> [Extracted material]:
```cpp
SDX_DEV void rs_hist(const uint32_t* __restrict__ key, int n, int np, int d, uint32_t* __restrict__ hist, const int p,
                     uint32_t* c) {
  const int tid = threadIdx.x;
  if (tid < 256) c[tid] = 0;
  __syncthreads();
  for (int r = 0; r < RS_ROUNDS; ++r) {
    const int e = p * RS_PART + r * RS_T + tid;
    const bool valid = e < n;
    const uint32_t dig = valid ? (key[e] >> (8 * d)) & 255u : 0u;
    const uint64_t peers = peers8(dig, valid);
    if (valid && lane_id() == ffs64(peers)) atomicAdd(&c[dig], (uint32_t)popc64(peers));
  }
  __syncthreads();
  if (tid < 256) hist[(size_t)tid * np + p] = c[tid];
}
__global__ __launch_bounds__(RS_T) void k_rs_hist(const uint32_t* __restrict__ key, int n, int np, int d,
                                                  uint32_t* __restrict__ hist) {
  __shared__ uint32_t c[256];
  rs_hist(key, n, np, d, hist, (int)blockIdx.x, c);
}

SDX_DEV void rs_scan_rows(uint32_t* __restrict__ hist, int np, uint32_t* __restrict__ tot, const int blk) {
  const int row = blk * 4 + (threadIdx.x >> 6), lane = threadIdx.x & 63;
  uint32_t* h = hist + (size_t)row * np;
  uint32_t run = 0;
  for (int b0 = 0; b0 < np; b0 += 64) {
    const int x = b0 + lane;
    const uint32_t v = x < np ? h[x] : 0u;
    uint32_t incl = v;
#pragma unroll
    for (int o = 1; o < 64; o <<= 1) {
      const uint32_t y = __shfl_up(incl, o);
      if (lane >= o) incl += y;
    }
    if (x < np) h[x] = run + incl - v;
    run += __shfl(incl, 63);
  }
  if (lane == 0) tot[row] = run;
}
__global__ __launch_bounds__(256) void k_rs_scan_rows(uint32_t* __restrict__ hist, int np, uint32_t* __restrict__ tot) {
  rs_scan_rows(hist, np, tot, (int)blockIdx.x);
}

SDX_DEV void rs_scatter(const uint32_t* __restrict__ kin, const uint32_t* __restrict__ vin, int n, int np, int d,
                        const uint32_t* __restrict__ hist, const uint32_t* __restrict__ tot, uint32_t* __restrict__ kout,
                        uint32_t* __restrict__ vout, const int p, uint32_t* run, uint32_t (*wc)[256]) {
  const int tid = threadIdx.x, wave = tid >> 6;
  const uint32_t t = tid < 256 ? tot[tid] : 0u;
  if (tid < 256) run[tid] = t;
  __syncthreads();
  for (int o = 1; o < 256; o <<= 1) {
    const uint32_t y = (tid < 256 && tid >= o) ? run[tid - o] : 0u;
    __syncthreads();
    if (tid < 256) run[tid] += y;
    __syncthreads();
  }
  if (tid < 256) run[tid] = run[tid] - t + hist[(size_t)tid * np + p];
  for (int r = 0; r < RS_ROUNDS; ++r) {
    const int e = p * RS_PART + r * RS_T + tid;
    const bool valid = e < n;
    const uint32_t k = valid ? kin[e] : 0u;
    const uint32_t v = valid ? vin[e] : 0u;
    const uint32_t dig = (k >> (8 * d)) & 255u;
    for (int x = tid; x < RS_T / 64 * 256; x += RS_T) (&wc[0][0])[x] = 0;
    __syncthreads();
    const uint64_t peers = peers8(dig, valid);
    if (valid && lane_id() == ffs64(peers)) wc[wave][dig] = (uint32_t)popc64(peers);
    __syncthreads();
    if (valid) {
      uint32_t pos = run[dig] + (uint32_t)lanes_below_mask(peers);
      for (int w = 0; w < wave; ++w) pos += wc[w][dig];
      kout[pos] = k;
      vout[pos] = v;
    }
    __syncthreads();
    if (tid < 256) {
      uint32_t add = 0;
#pragma unroll
      for (int w = 0; w < RS_T / 64; ++w) add += wc[w][tid];
      run[tid] += add;
    }
    __syncthreads();
  }
}
__global__ __launch_bounds__(RS_T) void k_rs_scatter(const uint32_t* __restrict__ kin, const uint32_t* __restrict__ vin,
                                                     int n, int np, int d, const uint32_t* __restrict__ hist,
                                                     const uint32_t* __restrict__ tot, uint32_t* __restrict__ kout,
                                                     uint32_t* __restrict__ vout) {
  __shared__ uint32_t run[256];
  __shared__ uint32_t wc[RS_T / 64][256];
  rs_scatter(kin, vin, n, np, d, hist, tot, kout, vout, (int)blockIdx.x, run, wc);
}

struct RsPass {
  const uint32_t* kin;
  const uint32_t* vin;
  uint32_t* kout;
  uint32_t* vout;
  uint32_t* hist;
  uint32_t* tot;
  int n, np;
};
__global__ __launch_bounds__(RS_T) void k_rs_hist2(RsPass a, RsPass b, int d) {
  __shared__ uint32_t c[256];
  const bool second = (int)blockIdx.x >= a.np;
  const RsPass& x = second ? b : a;
  rs_hist(x.kin, x.n, x.np, d, x.hist, second ? (int)blockIdx.x - a.np : (int)blockIdx.x, c);
}
__global__ __launch_bounds__(256) void k_rs_scan_rows2(RsPass a, RsPass b) {
  const bool second = blockIdx.x >= 256 / 4;
  const RsPass& x = second ? b : a;
  rs_scan_rows(x.hist, x.np, x.tot, (int)blockIdx.x - (second ? 256 / 4 : 0));
}
__global__ __launch_bounds__(RS_T) void k_rs_scatter2(RsPass a, RsPass b, int d) {
  __shared__ uint32_t run[256];
  __shared__ uint32_t wc[RS_T / 64][256];
  const bool second = (int)blockIdx.x >= a.np;
  const RsPass& x = second ? b : a;
  rs_scatter(x.kin, x.vin, x.n, x.np, d, x.hist, x.tot, x.kout, x.vout,
             second ? (int)blockIdx.x - a.np : (int)blockIdx.x, run, wc);
}

constexpr size_t align256(size_t x) { return (x + 255) & ~(size_t)255; }

size_t group_bytes(int n) {
  if (n <= 0) return 0;
  const size_t np = (size_t)(n + RS_PART - 1) / RS_PART;
  return 4 * align256(4 * (size_t)n) + align256(4 * 256 * np) + align256(4 * 256);
}

bool group_messages(const void* bank_dev, int kind, const sdx_pulse_batch& b, int32_t* order, sdx_msg_rec* mrec,
                    uint8_t* work, size_t bytes, hipStream_t st) {
  const int n = b.sel_dev ? b.n_sel : b.n;
  const size_t need = group_bytes(n);
  if (!need || bytes < need) return false;
  const int np = (n + RS_PART - 1) / RS_PART;
  const size_t a = align256(4 * (size_t)n);
  uint32_t* k0 = reinterpret_cast<uint32_t*>(work);
  uint32_t* v0 = reinterpret_cast<uint32_t*>(work + a);
  uint32_t* k1 = reinterpret_cast<uint32_t*>(work + 2 * a);
  uint32_t* v1 = reinterpret_cast<uint32_t*>(work + 3 * a);
  uint32_t* hist = reinterpret_cast<uint32_t*>(work + 4 * a);
  uint32_t* tot = reinterpret_cast<uint32_t*>(work + 4 * a + align256(4 * 256 * (size_t)np));
  const int grid = (n + 255) / 256;
  if (kind == SDX_KIND_MU)
    hipLaunchKernelGGL((k_sig<SDX_KIND_MU>), dim3(grid), dim3(256), 0, st, bank_dev, b, k0, v0, mrec);
  else
    hipLaunchKernelGGL((k_sig<SDX_KIND_MS>), dim3(grid), dim3(256), 0, st, bank_dev, b, k0, v0, mrec);
  const int passes = kind == SDX_KIND_MU ? RS_PASSES : RS_PASSES_MS;
  for (int pi = 0; pi < passes; ++pi) {
    const int d = 4 - passes + pi;
    const bool even = (pi & 1) == 0;
    uint32_t* kin = even ? k0 : k1;
    uint32_t* vout = pi == passes - 1 ? reinterpret_cast<uint32_t*>(order) : (even ? v1 : v0);
    hipLaunchKernelGGL(k_rs_hist, dim3(np), dim3(RS_T), 0, st, kin, n, np, d, hist);
    hipLaunchKernelGGL(k_rs_scan_rows, dim3(256 / 4), dim3(256), 0, st, hist, np, tot);
    hipLaunchKernelGGL(k_rs_scatter, dim3(np), dim3(RS_T), 0, st, kin, even ? v0 : v1, n, np, d, hist, tot,
                       even ? k1 : k0, vout);
  }
  return hipGetLastError() == hipSuccess;
}

bool group_messages2(const void* bank_dev, const sdx_pulse_batch& bmu, int32_t* omu, sdx_msg_rec* rmu, uint8_t* wmu,
                     size_t cmu, const sdx_pulse_batch& bms, int32_t* oms, sdx_msg_rec* rms, uint8_t* wms, size_t cms,
                     hipStream_t st) {
  static_assert(RS_PASSES == RS_PASSES_MS, "one pass count for both sorts");
  const int nmu = bmu.sel_dev ? bmu.n_sel : bmu.n, nms = bms.sel_dev ? bms.n_sel : bms.n;
  if (nmu <= 0 || nms <= 0 || cmu < group_bytes(nmu) || cms < group_bytes(nms)) return false;
  struct Side {
    uint32_t *k0, *v0, *k1, *v1, *hist, *tot;
    int n, np;
  };
  auto side = [](uint8_t* work, int n) {
    Side x;
    const size_t a = align256(4 * (size_t)n);
    x.n = n;
    x.np = (n + RS_PART - 1) / RS_PART;
    x.k0 = reinterpret_cast<uint32_t*>(work);
    x.v0 = reinterpret_cast<uint32_t*>(work + a);
    x.k1 = reinterpret_cast<uint32_t*>(work + 2 * a);
    x.v1 = reinterpret_cast<uint32_t*>(work + 3 * a);
    x.hist = reinterpret_cast<uint32_t*>(work + 4 * a);
    x.tot = reinterpret_cast<uint32_t*>(work + 4 * a + align256(4 * 256 * (size_t)x.np));
    return x;
  };
  const Side A = side(wmu, nmu), B = side(wms, nms);
  const int gmu = (nmu + 255) / 256, gms = (nms + 255) / 256;
  hipLaunchKernelGGL(k_sig2, dim3(gmu + gms), dim3(256), 0, st, bank_dev, SigSide{bmu, A.k0, A.v0, rmu},
                     SigSide{bms, B.k0, B.v0, rms}, gmu);
  for (int pi = 0; pi < RS_PASSES; ++pi) {
    const int d = 4 - RS_PASSES + pi;
    const bool even = (pi & 1) == 0;
    const bool last = pi == RS_PASSES - 1;
    auto pass = [&](const Side& x, int32_t* order) {
      return RsPass{even ? x.k0 : x.k1, even ? x.v0 : x.v1, even ? x.k1 : x.k0,
                    last ? reinterpret_cast<uint32_t*>(order) : (even ? x.v1 : x.v0), x.hist, x.tot, x.n, x.np};
    };
    const RsPass pa = pass(A, omu), pb = pass(B, oms);
    hipLaunchKernelGGL(k_rs_hist2, dim3(A.np + B.np), dim3(RS_T), 0, st, pa, pb, d);
    hipLaunchKernelGGL(k_rs_scan_rows2, dim3(2 * (256 / 4)), dim3(256), 0, st, pa, pb);
    hipLaunchKernelGGL(k_rs_scatter2, dim3(A.np + B.np), dim3(RS_T), 0, st, pa, pb, d);
  }
  return hipGetLastError() == hipSuccess;
}

}
```

Measured before the change: 699.1 million msgs/s.

## Restructure radix sort to per-wave contiguous runs with register-held keys

The radix-sort histogram and scatter kernels now give each wave a contiguous run of 64*KPT keys held in registers. Digits are counted into a per-wave shared row with plain lane atomics instead of peer ballots. The scatter loads keys once, computes per-wave digit offsets with a single block barrier, and replaces the 256-wide shared-memory scan of digit totals with a one-wave shuffle scan. Scatter positions come from a per-group atomic on the wave's row, which removes most of the per-round __syncthreads. The risk is extra register pressure and shared atomic contention, and element order within a partition changes to wave-major. Stability is kept because waves take increasing offsets.

```diff
diff --git a/pysignalduino_amd/csrc/sdx_group.hip b/pysignalduino_amd/csrc/sdx_group.hip
--- a/pysignalduino_amd/csrc/sdx_group.hip
+++ b/pysignalduino_amd/csrc/sdx_group.hip
@@ -16,7 +16,6 @@
   }
   return peers;
 }
-
 constexpr int SIG_PROTOS = 32;
 #ifndef SDX_MS_LONG_FIRST
 #define SDX_MS_LONG_FIRST 0
@@ -169,7 +168,13 @@
     sig_block<SDX_KIND_MS>(bank, ms.b, ms.key, ms.msg, ms.mrec, (int)blockIdx.x - g_mu);
 }
 
-constexpr int RS_T = 512, RS_ROUNDS = 4, RS_PART = RS_T * RS_ROUNDS;
+#ifndef SDX_RS_KPT
+#define SDX_RS_KPT 4
+#endif
+#ifndef SDX_RS_COUNT_LANE
+#define SDX_RS_COUNT_LANE 1
+#endif
+constexpr int RS_T = 512, RS_W = RS_T / 64, RS_KPT = SDX_RS_KPT, RS_PART = RS_T * RS_KPT;
 #ifndef SDX_RS_PASSES
 #define SDX_RS_PASSES 4
 #endif
@@ -180,25 +185,56 @@
 constexpr int RS_PASSES_MS = SDX_RS_PASSES_MS;
 static_assert(RS_PASSES >= 1 && RS_PASSES <= 4 && RS_PASSES_MS >= 1 && RS_PASSES_MS <= 4, "1..4 radix passes");
 
+SDX_DEV void rs_wave_sync() {
+  __builtin_amdgcn_fence(__ATOMIC_SEQ_CST, "wavefront");
+  __builtin_amdgcn_wave_barrier();
+}
+SDX_DEV int rs_run_base(int p) { return (p * RS_W + (int)(threadIdx.x >> 6)) * (64 * RS_KPT); }
+SDX_DEV void rs_load(const uint32_t* __restrict__ in, int base, int n, uint32_t (&x)[RS_KPT]) {
+  const int lane = lane_id();
+#pragma unroll
+  for (int j = 0; j < RS_KPT; ++j) {
+    const int e = base + 64 * j + lane;
+    x[j] = e < n ? in[e] : 0u;
+  }
+}
+SDX_DEV void rs_count(const uint32_t (&k)[RS_KPT], int base, int n, int d, uint32_t* row) {
+  const int lane = lane_id();
+#pragma unroll
+  for (int i = 0; i < 256 / 64; ++i) row[lane + 64 * i] = 0;
+  rs_wave_sync();
+#pragma unroll
+  for (int j = 0; j < RS_KPT; ++j) {
+    if (base + 64 * j >= n) break;
+    const bool valid = base + 64 * j + lane < n;
+    const uint32_t dig = (k[j] >> (8 * d)) & 255u;
+#if SDX_RS_COUNT_LANE
+    if (valid) atomicAdd(&row[dig], 1u);
+#else
+    const uint64_t peers = peers8(dig, valid);
+    if (valid && lane == ffs64(peers)) atomicAdd(&row[dig], (uint32_t)popc64(peers));
+#endif
+  }
+}
+
 SDX_DEV void rs_hist(const uint32_t* __restrict__ key, int n, int np, int d, uint32_t* __restrict__ hist, const int p,
-                     uint32_t* c) {
-  const int tid = threadIdx.x;
-  if (tid < 256) c[tid] = 0;
+                     uint32_t (*wc)[256]) {
+  const int tid = threadIdx.x, base = rs_run_base(p);
+  uint32_t k[RS_KPT];
+  rs_load(key, base, n, k);
+  rs_count(k, base, n, d, wc[tid >> 6]);
   __syncthreads();
-  for (int r = 0; r < RS_ROUNDS; ++r) {
-    const int e = p * RS_PART + r * RS_T + tid;
-    const bool valid = e < n;
-    const uint32_t dig = valid ? (key[e] >> (8 * d)) & 255u : 0u;
-    const uint64_t peers = peers8(dig, valid);
-    if (valid && lane_id() == ffs64(peers)) atomicAdd(&c[dig], (uint32_t)popc64(peers));
-  }
-  __syncthreads();
-  if (tid < 256) hist[(size_t)tid * np + p] = c[tid];
+  if (tid < 256) {
+    uint32_t c = 0;
+#pragma unroll
+    for (int w = 0; w < RS_W; ++w) c += wc[w][tid];
+    hist[(size_t)tid * np + p] = c;
+  }
 }
 __global__ __launch_bounds__(RS_T) void k_rs_hist(const uint32_t* __restrict__ key, int n, int np, int d,
                                                   uint32_t* __restrict__ hist) {
-  __shared__ uint32_t c[256];
-  rs_hist(key, n, np, d, hist, (int)blockIdx.x, c);
+  __shared__ uint32_t wc[RS_W][256];
+  rs_hist(key, n, np, d, hist, (int)blockIdx.x, wc);
 }
 
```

> [What you will do]: Locate the word "peers" in the entries, and copy every line where it is found.

> [Exercise response]:
    const uint64_t peers = peers8(dig, valid);
    if (valid && lane_id() == ffs64(peers)) atomicAdd(&c[dig], (uint32_t)popc64(peers));
    const uint64_t peers = peers8(dig, valid);
    if (valid && lane_id() == ffs64(peers)) wc[wave][dig] = (uint32_t)popc64(peers);
      uint32_t pos = run[dig] + (uint32_t)lanes_below_mask(peers);
   return peers;
+    const uint64_t peers = peers8(dig, valid);
+    if (valid && lane == ffs64(peers)) atomicAdd(&row[dig], (uint32_t)popc64(peers));
-    const uint64_t peers = peers8(dig, valid);
-    if (valid && lane_id() == ffs64(peers)) atomicAdd(&c[dig], (uint32_t)popc64(peers));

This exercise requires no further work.